Im Zusammenhang mit den Fotos im Innenhof heißt es hingegen:

 „Das Gewicht der mit der Abbildung verbundenen Beeinträchtigung des Persönlichkeitsrechts ist erhöht, weil sich der abgebildete in einer durch räumliche Privatheit geprägten Situation in einem vom öffentlichen Raum nur eingeschränkt einsehbaren Innenhof befand.“

 Durch die Entscheidung wird noch einmal deutlich gemacht, wie wichtig es im Zusammenhang mit einer Bildveröffentlichung seien kann, ob der Betroffene sich in einer durch räumliche Privatheit geprägten Situation befindet oder nicht. Es kann daher für die Praxis als Orientierung herangezogen werden.

 

EuGH-Urteil zum Streaming

Seit längerer Zeit wird schon darüber diskutiert, ob das eigenmächtige Streaming eine Urheberrechtsverletzung darstellt oder nicht. Bisher wurde überwiegend vertreten, dass keine Vervielfältigung vorliegt, da keine Kopie beim User verbleibt und somit keine urheberrechtsrelevante Handlung. Bisher fühlten sich daher die Nutzer von Streamingdiensten sehr sicher, wenn sie z.B. Sportübertragungen ohne die entsprechende Berechtigung via Stream ansahen.
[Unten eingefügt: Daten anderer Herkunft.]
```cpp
struct FastLog {
    int16_t* task;
    double* arrival;
    int32_t cap;
    int32_t len;
};

template <int CA, int CT, bool RS, bool OBS, bool TRK = false>
struct Fast {
    using SimT = Sim<CA, CT, RS, false>;
    using AMask = typename SimT::AMask;
    static_assert(CA >= 1 && CA <= 64 && CT >= 1 && CT <= 64, "one lane per agent / task; lane 63 is the depot's (the host dispatches T <= 63 only)");
    static constexpr int DL = 63;
    static constexpr Lay L{CA, CT};

    SimT S;
    uint4* rtab;
    mutable uint32_t dirty = 0;
    mutable uint64_t achg = ~0ull;
    mutable uint64_t dt_join = 0, dt_times = 0;
    mutable uint64_t unsettled = ~0ull;
    FPH_MEMBERS;
// ... 128 lines not shown
                    *(double*)((unsigned char*)row0 + off[j]) = av[j];
                }
                gone = (uint64_t)g;
                r.ids = (uint64_t)__builtin_amdgcn_perm(idh, idl, e.x);
                r.lm &= ~gone;
                nn = (int)(e.w >> 16);
                r.nab += (uint32_t)(n - nn);
            }
            if constexpr (TRK) dirty |= SimT::DIRTY_ALL & ~SimT::DIRTY_TIMES;
            uint64_t todo = dmask;
            do {
                CNT(7);
                const int t = __ffsll((unsigned long long)todo) - 1;
                todo &= todo - 1ull;
                const uint64_t g = rl(gone, t);
                if (lane_of(g)) {
                    const uint32_t nth_ = r.ai >> 16;
                    r.ai += 1u << 16;
                    if (nth_ < (uint32_t)AB_CAP) ((__attribute__((address_space(1))) uint16_t*)r.ab)[nth_] = (uint16_t)t;
                    else {
                        const uint32_t ci = (uint32_t)(la * S.T() + t);
                        __hip_atomic_fetch_add((__attribute__((address_space(1))) uint32_t*)S.abcnt() + (ci >> 1), 1u << (16 * (ci & 1)),
                                               __ATOMIC_RELAXED, __HIP_MEMORY_SCOPE_AGENT);
                    }
                    if (r.cur == t) r.ai &= ~A_MEMBER;
                }
            } while (todo);
            FPM(21);
        }
        const uint32_t info_i = ((info | (ok ? T_FEAS : 0u)) & (T_FEAS | T_FIN | 0xFFu)) | ((uint32_t)(status & 0xFF) << 8) | ((uint32_t)nn << 16);
        const uint32_t info_f = info | ((now >= tfin) ? T_FIN : 0u);
        info = feas0 ? info_f : info_i;
        r.ti = info;
        if (inT) S.tinfo()[lt] = info;
        uint64_t over_already = 0ull;
        if (bec) {
            r.ts = nts; r.tf = ntf;
            if (inT) { S.ts()[lt] = nts; S.tf()[lt] = ntf; }
            if constexpr (TRK) { dirty |= SimT::DIRTY_TIMES; dt_times |= bec; }
// ... 51 lines not shown
        gm = __ballot((int)((r.ai >> 8) & 0xFFu) == h.cur_group) & am;
        const int glen = __popcll(gm);
        if (glen == 0) return -1;
        return nth(gm, below((uint32_t)(k1 >> 32), glen));
    }
    __device__ __forceinline__ int pick_leader_flagged(const R& r, HdrRegs& h, uint64_t k1, uint64_t& gm) const {
        const uint64_t g = __ballot((int)((r.ai >> 8) & 0xFFu) == h.cur_group) & am;
        int glen = __popcll(g);
        asm("" : "+s"(glen));
        const uint32_t bad = (uint32_t)((glen - 1) >> 31);
        gm = g | (uint64_t)(bad & 1u);
        h.flags |= bad & (uint32_t)(DCM_FLAG_BAD_LEADER | DCM_FLAG_DONE);
        return nth(gm, below((uint32_t)(k1 >> 32), glen + (int)(bad & 1u)));
    }
    __device__ __forceinline__ int decide(R& r, HdrRegs& h, const KP& P, int lane, uint64_t k1, float* agrow, float* tkrow, uint8_t* mkp,
                                          const uint64_t* k2p = nullptr, int* nvp = nullptr) const {
        uint64_t gm;
        const int leader = pick_leader_flagged(r, h, k1, gm);
        FPH(0);
        const uint64_t bm = observe(r, h.now, leader, agrow, tkrow, mkp);
        FPH(1);
        int nv = __popcll(bm);
        asm("" : "+s"(nv));
        if (nvp) *nvp = nv;
        const int drawn = nth(bm, below((uint32_t)k1, nv)) + 1;
        const int action = nv ? drawn : 0;
        FPH(2);
        return apply(r, h, P, lane, k1, gm, leader, action, k2p);
    }
    __device__ __forceinline__ int decide_policy(R& r, HdrRegs& h, const KP& P, int lane, uint64_t k1, float* agrow, float* tkrow, uint8_t* mkp,
                                                 const uint64_t* k2p, int policy) const {
        uint64_t gm;
        const int leader = pick_leader_flagged(r, h, k1, gm);
        FPH(0);
        const uint64_t bm = observe(r, h.now, leader, agrow, tkrow, mkp);
        FPH(1);
        uint64_t pick = bm;
        if (policy == DCM_POLICY_NEAREST) {
            const double lx = rl(r.ax, leader), ly = rl(r.ay, leader);
            const double dd = dist2(lx, ly, r.tx, r.ty);
            const bool open = lane_of(bm);
            const double m = wave_nanmin_n<CT>(open ? dd : __builtin_nan(""));
            pick = bm & __ballot(dd == m);
        }
        const int action = __ffsll((unsigned long long)pick);
        FPH(2);
        return apply(r, h, P, lane, k1, gm, leader, action, k2p);
    }
    __device__ __forceinline__ int decide_logged(R& r, HdrRegs& h, const KP& P, int lane, uint64_t k1, float* agrow, float* tkrow, uint8_t* mkp,
                                                 const uint64_t* k2p, int policy, FastLog& lg) const {
        uint64_t gm;
        const int leader = pick_leader_flagged(r, h, k1, gm);
        FPH(0);
        const uint64_t bm = observe(r, h.now, leader, agrow, tkrow, mkp);
        FPH(1);
        int nv = __popcll(bm);
        asm("" : "+s"(nv));
        const int drawn = nth(bm, below((uint32_t)k1, nv)) + 1;
        uint64_t pick = bm;
        if (policy == DCM_POLICY_NEAREST) {
            const double lx = rl(r.ax, leader), ly = rl(r.ay, leader);
            const double dd = dist2(lx, ly, r.tx, r.ty);
            const bool open = lane_of(bm);
            const double m = wave_nanmin_n<CT>(open ? dd : __builtin_nan(""));
            pick = bm & __ballot(dd == m);
        }
        const int greedy = __ffsll((unsigned long long)pick);
        int pol = policy;
        asm("" : "+s"(pol));
        const int action = pol == DCM_POLICY_RANDOM ? (nv ? drawn : 0) : greedy;
        FPH(2);
        return apply<true>(r, h, P, lane, k1, gm, leader, action, k2p, &lg);
    }
    template <bool LOG = false>
    __device__ __forceinline__ int apply(R& r, const HdrRegs& h, const KP& P, int lane, uint64_t k1, uint64_t gm, int leader, int action,
                                         const uint64_t* k2p = nullptr, FastLog* lg = nullptr) const {
        const double now = h.now;
        uint64_t rest = gm & ~(1ull << leader);
        int rlen = __popcll(gm) - 1;
        uint64_t mm = 1ull << leader, mlist = (uint64_t)(uint32_t)leader;
        int nm = 1;
        int mypos = 0;
        action = uni(action);
        int task = action - 1;
        asm("" : "+s"(task));
        int act_ = action;
        asm("" : "+s"(act_));
        auto go = [&]() __attribute__((always_inline)) { int c = act_; asm("" : "+s"(c)); return c != 0; };
        static_assert(DL == 63, "task & DL");
        const int tl = task & DL;
        if (!go()) {
            CNT(2);
            mm |= rest; nm += rlen; rlen = 0;
        } else if (rlen != 0) {
            const int vacancy = (int)(int8_t)(((uint32_t)__builtin_amdgcn_readlane((int)r.ti, tl) >> 8) & 0xFF);
            const int nf = (vacancy > 1) ? ((vacancy - 1 < rlen) ? vacancy - 1 : rlen) : 0;
            uint64_t kk = k1;
            auto draw = [&](uint32_t rr) {
                CNT(1);
                FPM(22);
                const int f = nth(rest, below(rr, rlen));
                rest &= ~(1ull << f); rlen--;
                mm |= 1ull << f;
                mlist |= (uint64_t)(uint32_t)f << (8 * nm);
                mypos = lane == f ? nm : mypos;
                nm++;
                FPM(23);
            };
            for (int j = 0; j < nf; j += 2) {
                kk = (j == 0 && k2p) ? *k2p : mix64(kk + GAMMA);
                draw((uint32_t)(kk >> 32));
                if (j + 1 < nf) draw((uint32_t)kk);
            }
        }
        FPH(3);
        const double tx_ = rl(r.tx, tl), ty_ = rl(r.ty, tl);
        double d = dist2(r.ax, r.ay, tx_, ty_);
        double arrv = now + over_velocity(d);
        asm volatile("" : "+v"(d), "+v"(arrv));
        FPH(4);
        const bool mem = lane_of(mm);
        uint64_t ids = 0ull; uint32_t kinfo = 0; int n = 0;
        int slot = 0;
        if (go()) {
            kinfo = (uint32_t)__builtin_amdgcn_readlane((int)r.ti, tl);
            ids = rl(r.ids, tl);
            n = (kinfo >> 16) & 0xFF;
            slot = n + mypos;
            if constexpr (TRK) {
                dirty |= SimT::DIRTY_IDS | ((rl(r.lm, tl) & mm) ? SimT::DIRTY_ROWS : ((((1u << nm) - 1u) << (n + 1)) & SimT::DIRTY_ROWS));
                dt_join |= 1ull << tl;
            }
            if (rl(r.lm, tl) & mm) {
                CNT(3);
                for (int j = 0; j < nm; j++) {
                    const int m = (int)((mlist >> (8 * j)) & 0xFF);
                    const uint64_t x = ids ^ (0x0101010101010101ull * (uint64_t)(uint32_t)m);
                    uint64_t z = (x - 0x0101010101010101ull) & ~x & 0x8080808080808080ull;
                    z &= (n >= 8) ? ~0ull : ((1ull << (8 * n)) - 1ull);
                    int pos;
// ... 107 lines not shown
```
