template <int NQ, int BM, bool PCS, bool EXT = false, bool PRE = false, bool TUP = false>
static hipError_t launch3c(const Gram3Args& a, int grid, size_t lds, hipStream_t st) {
  static KpLdsCache lds_cache;
  {
    const size_t lds_max = (size_t)(LDS3_DOUBLES + (PCS ? LDS3_PCS_DOUBLES : 0) + (EXT ? LDS3_GAUSS_DOUBLES : 0)) * sizeof(double);
    hipError_t e = kp_ensure_lds(lds_cache, (const void*)kp_gram3_kernel<NQ, BM, PCS, EXT, PRE, TUP>, lds_max);
    if (e != hipSuccess) return e;
  }
  hipLaunchKernelGGL((kp_gram3_kernel<NQ, BM, PCS, EXT, PRE, TUP>), dim3(grid), dim3(256), lds, st, a);
  return hipGetLastError();
}

template <int NQ, int BM, bool PCS, bool EXT = false, bool PRE = false>
static hipError_t launch3b(const Gram3Args& a, int grid, size_t lds, hipStream_t st) {
  if constexpr (BM >= 2) {
    if (gram3_tup(BM)) return launch3c<NQ, BM, PCS, EXT, PRE, true>(a, grid, lds, st);
  }
  return launch3c<NQ, BM, PCS, EXT, PRE, false>(a, grid, lds, st);
}

template <int NQ>
static hipError_t launch3(const Gram3Args& a, int bm, int grid, size_t lds, hipStream_t st) {
  if (a.pre) {
    switch (bm) {
      case 1: return launch3b<NQ, 1, false, false, true>(a, grid, lds, st);
      case 2: return launch3b<NQ, 2, false, false, true>(a, grid, lds, st);
      default: return launch3b<NQ, 3, false, false, true>(a, grid, lds, st);
    }
  }
  if (a.pcs) {
    if constexpr (NQ <= 4) {
      switch (bm) {
        case 1: return launch3b<NQ, 1, true>(a, grid, lds, st);
        case 2: return launch3b<NQ, 2, true>(a, grid, lds, st);
        default: return launch3b<NQ, 3, true>(a, grid, lds, st);
      }
    } else {
      return hipErrorInvalidValue;
    }
  }
  if (a.df > 0 || a.ng > 0) {
    switch (bm) {
      case 1: return launch3b<NQ, 1, false, true>(a, grid, lds, st);
      case 2: return launch3b<NQ, 2, false, true>(a, grid, lds, st);
      default: return launch3b<NQ, 3, false, true>(a, grid, lds, st);
    }
  }
  switch (bm) {
    case 1: return launch3b<NQ, 1, false>(a, grid, lds, st);
    case 2: return launch3b<NQ, 2, false>(a, grid, lds, st);
    default: return launch3b<NQ, 3, false>(a, grid, lds, st);
  }
}

static bool gram3_ext(const kp_basis* basis) {
  const BasisDev& b = basis->dev;
  return basis->fast_ext && (basis->ext_df > 0 || basis->ext_ng > 0) && b.k_pcs == 0 && basis->ext_ng <= GAUSSMAX3 &&
         (basis->ext_ng == 0 || b.nzeta <= GNZMAX3) && !getenv("KP_NO_GRAM3_EXT");
}

static bool gram3_prelift(const kp_basis* basis) {
  static const bool off = getenv("KP_GRAM3_NO_PRELIFT") != nullptr;
  const BasisDev& b = basis->dev;
  if (off) return false;
  if ((b.N + 3) / 4 > 14) return false;
  if (b.k_pcs > 0) return b.k_pcs <= 32 && basis->fast && b.nzeta * basis->pow_depth <= 24;
  return gram3_ext(basis) && b.nzeta <= 16 && b.nzeta * (basis->ext_Dp + 2 * basis->ext_df) + basis->ext_ng + 1 <= 64;
}

bool kp_gram3_applicable(const kp_basis* basis) {
  const BasisDev& b = basis->dev;
  if (getenv("KP_NO_GRAM3")) return false;
  if (2 * b.nfull + (b.m + 1) * (b.m + 2) / 2 - 1 > 192) return false;
  if (gram3_ext(basis))
    return b.model_type == KP_MODEL_BILINEAR && basis->ext_max_factors <= NF3 && b.nfull <= YOFF3 && b.m >= 1 && b.m <= 3 &&
           2 * (b.nzeta + b.m) * KT3 <= 256 &&
           2 * (b.nzeta + b.m) * (basis->ext_Dp + 2 * basis->ext_df) + 1 + 2 * basis->ext_ng <= NIDMAX3;
  if (b.k_pcs > 0 && (b.k_pcs > PCSMAX3 || b.N != b.nzeta + b.k_pcs + 1 || getenv("KP_NO_GRAM3_PCS"))) return false;
  return b.model_type == KP_MODEL_BILINEAR && basis->fast && basis->max_factors <= NF3 && b.nfull <= YOFF3 && basis->pow_depth <= 4 &&
         b.m >= 1 && b.m <= 3 && (2 * (b.nzeta + b.m) + 1) * KT3 <= 256 && 2 * (b.nzeta + b.m) * 4 + 4 <= NIDMAX3;
}

static bool gram6_on() {
  static const bool on = getenv("KP_GRAM6") != nullptr;
  return on;
}

static int gram3_plan(kp_ctx* ctx, kp_basis* basis) {
  if (basis->plan3) return KP_OK;
  const BasisDev& b = basis->dev;
  const int N = b.N, BM = b.m, NWT = (BM + 1) * (BM + 2) / 2;
  static const int ext_cap = [] { const char* e = getenv("KP_GRAM3_EXT_NQ"); return e ? atoi(e) : 4; }();
  const bool g6 = gram6_on() && BM == 3 && b.k_pcs == 0 && !gram3_ext(basis) && kp_gram6_serves(7, (N + 3) / 4);
  return g6 ? make_plan3(ctx, N, NWT, 7, &basis->plan3, 8, 7)
            : make_plan3(ctx, N, NWT, b.k_pcs > 0 ? 4 : gram3_ext(basis) ? ext_cap : 6, &basis->plan3);
}

static int gram3_cover_mode() {
  static const int v = [] { const char* e = getenv("KP_GRAM3_COVER"); return e ? std::min(2, std::max(0, atoi(e))) : 1; }();
  return v;
}

static int gram3_cover_plan(kp_ctx* ctx, kp_basis* basis, kp_gram3_plan** out) {
  kp_gram3_plan& circ = *basis->plan3;
  *out = nullptr;
  if (!circ.cover_tried) {
    circ.cover_tried = true;
    const BasisDev& b = basis->dev;
    const int N = b.N, NWT = (b.m + 1) * (b.m + 2) / 2;
    if (circ.wpw != 4 || b.k_pcs != 0 || gram3_ext(basis) || !basis->fast || b.nfull != N || (int)basis->h_recipes.size() != N) return KP_OK;
    Gram3CoverHost cov;
    if (!gram3_cover_build(basis->h_recipes.data(), N, basis->pow_depth, NWT, 6, circ.wpw, &cov) || cov.jobs.njobs >= circ.njobs) return KP_OK;
    kp_gram3_plan* p = new kp_gram3_plan();
    p->G4 = circ.G4;
    p->nq = cov.jobs.nq;
    p->njobs = cov.jobs.njobs;
    p->nsuper = cov.jobs.njobs / circ.wpw;
    p->cover_tried = true;
    hipError_t e = plan3_upload(&p->desc, cov.jobs.desc);
    if (e == hipSuccess) e = plan3_upload(&p->dst_off, cov.dst_off);
    if (e == hipSuccess) e = plan3_upload(&p->dst, cov.dst);
    if (e != hipSuccess) {
      kp_gram3_plan_free(p);
      circ.cover_tried = false;
      return ctx->fail(KP_ERR_HIP, std::string("kp_fit_gram: plan upload: ") + hipGetErrorString(e));
    }
    circ.cover = p;
  }
  *out = circ.cover;
  return KP_OK;
}

static int gram3_plan_for(kp_ctx* ctx, kp_basis* basis, bool deferred, kp_gram3_plan** out) {
  int rc = gram3_plan(ctx, basis);
  if (rc) return rc;
  *out = basis->plan3;
  if (gram3_cover_mode() == 2 || (gram3_cover_mode() == 1 && deferred)) {
    kp_gram3_plan* cov = nullptr;
    rc = gram3_cover_plan(ctx, basis, &cov);
    if (rc) return rc;
    if (cov) *out = cov;
  }
  return KP_OK;
}

static int64_t gram3_slots(const kp_ctx* ctx, const kp_gram3_plan& plan, int* ncu_out = nullptr, int* wgpcu_out = nullptr) {
  int ncu = ctx->num_cu > 0 ? ctx->num_cu : 256;
  int wg_per_cu = plan.wpw == 8 ? 1 : 2;
  if (const char* ov = getenv("KP_GRAM3_WGPCU")) wg_per_cu = std::max(1, atoi(ov));
  if (ncu_out) *ncu_out = ncu;
  if (wgpcu_out) *wgpcu_out = wg_per_cu;
  return (int64_t)std::max(8, ncu - ctx->reserve_cus) * wg_per_cu;
}

bool kp_gram3_groupable(kp_ctx* ctx, const kp_basis* basis_c, const kp_snapshots* s) {
  kp_basis* basis = const_cast<kp_basis*>(basis_c);
  const BasisDev& b = basis->dev;
  if (!(kp_gram3_applicable(basis) && b.k_pcs == 0 && !gram3_ext(basis) && !gram6_on() && s->nzeta == b.nzeta && s->m == b.m)) return false;
  kp_gram3_plan* plan = nullptr;
  if (gram3_plan_for(ctx, basis, true, &plan) != KP_OK || plan->wpw == 8) return false;
  static const int64_t max_kps = [] { const char* e = getenv("KP_GRAM_GROUP_MAX_KPS"); return e ? (int64_t)atoll(e) : (int64_t)512; }();
  const int64_t ktiles = (s->Ns + KT3 - 1) / KT3, nsplit = std::max<int64_t>(1, gram3_slots(ctx, *plan) / plan->nsuper);
  return (ktiles + nsplit - 1) / nsplit < max_kps;
}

Der EuGH (Urteil vom 26.04.2017, Az. C 527/15) hat nun entschieden, dass der Verkauf von Multimedia-Boxen bei denen spezielle Programme bereits installiert sind, die dem User es ermöglichen z.B. Sportübertragungen von illegalen Streaming-Seiten auf den Bildschirm des TV-Gerätes zu übertragen eine Urheberrechtsverletzung darstellt. Interessant daran ist, dass der EuGH in der Entscheidung hervorgehoben hat, dass nicht nur der Verkäufer solcher Geräte keinen Schutz verdient, sondern dies auch für die Nutzer gilt, da diese bewusst auf illegale Streams zugreifen.

Für die Rechteinhaber ist dies eine erfreuliche Entscheidung, weil hierdurch ihre erheblichen Investitionen geschützt werden.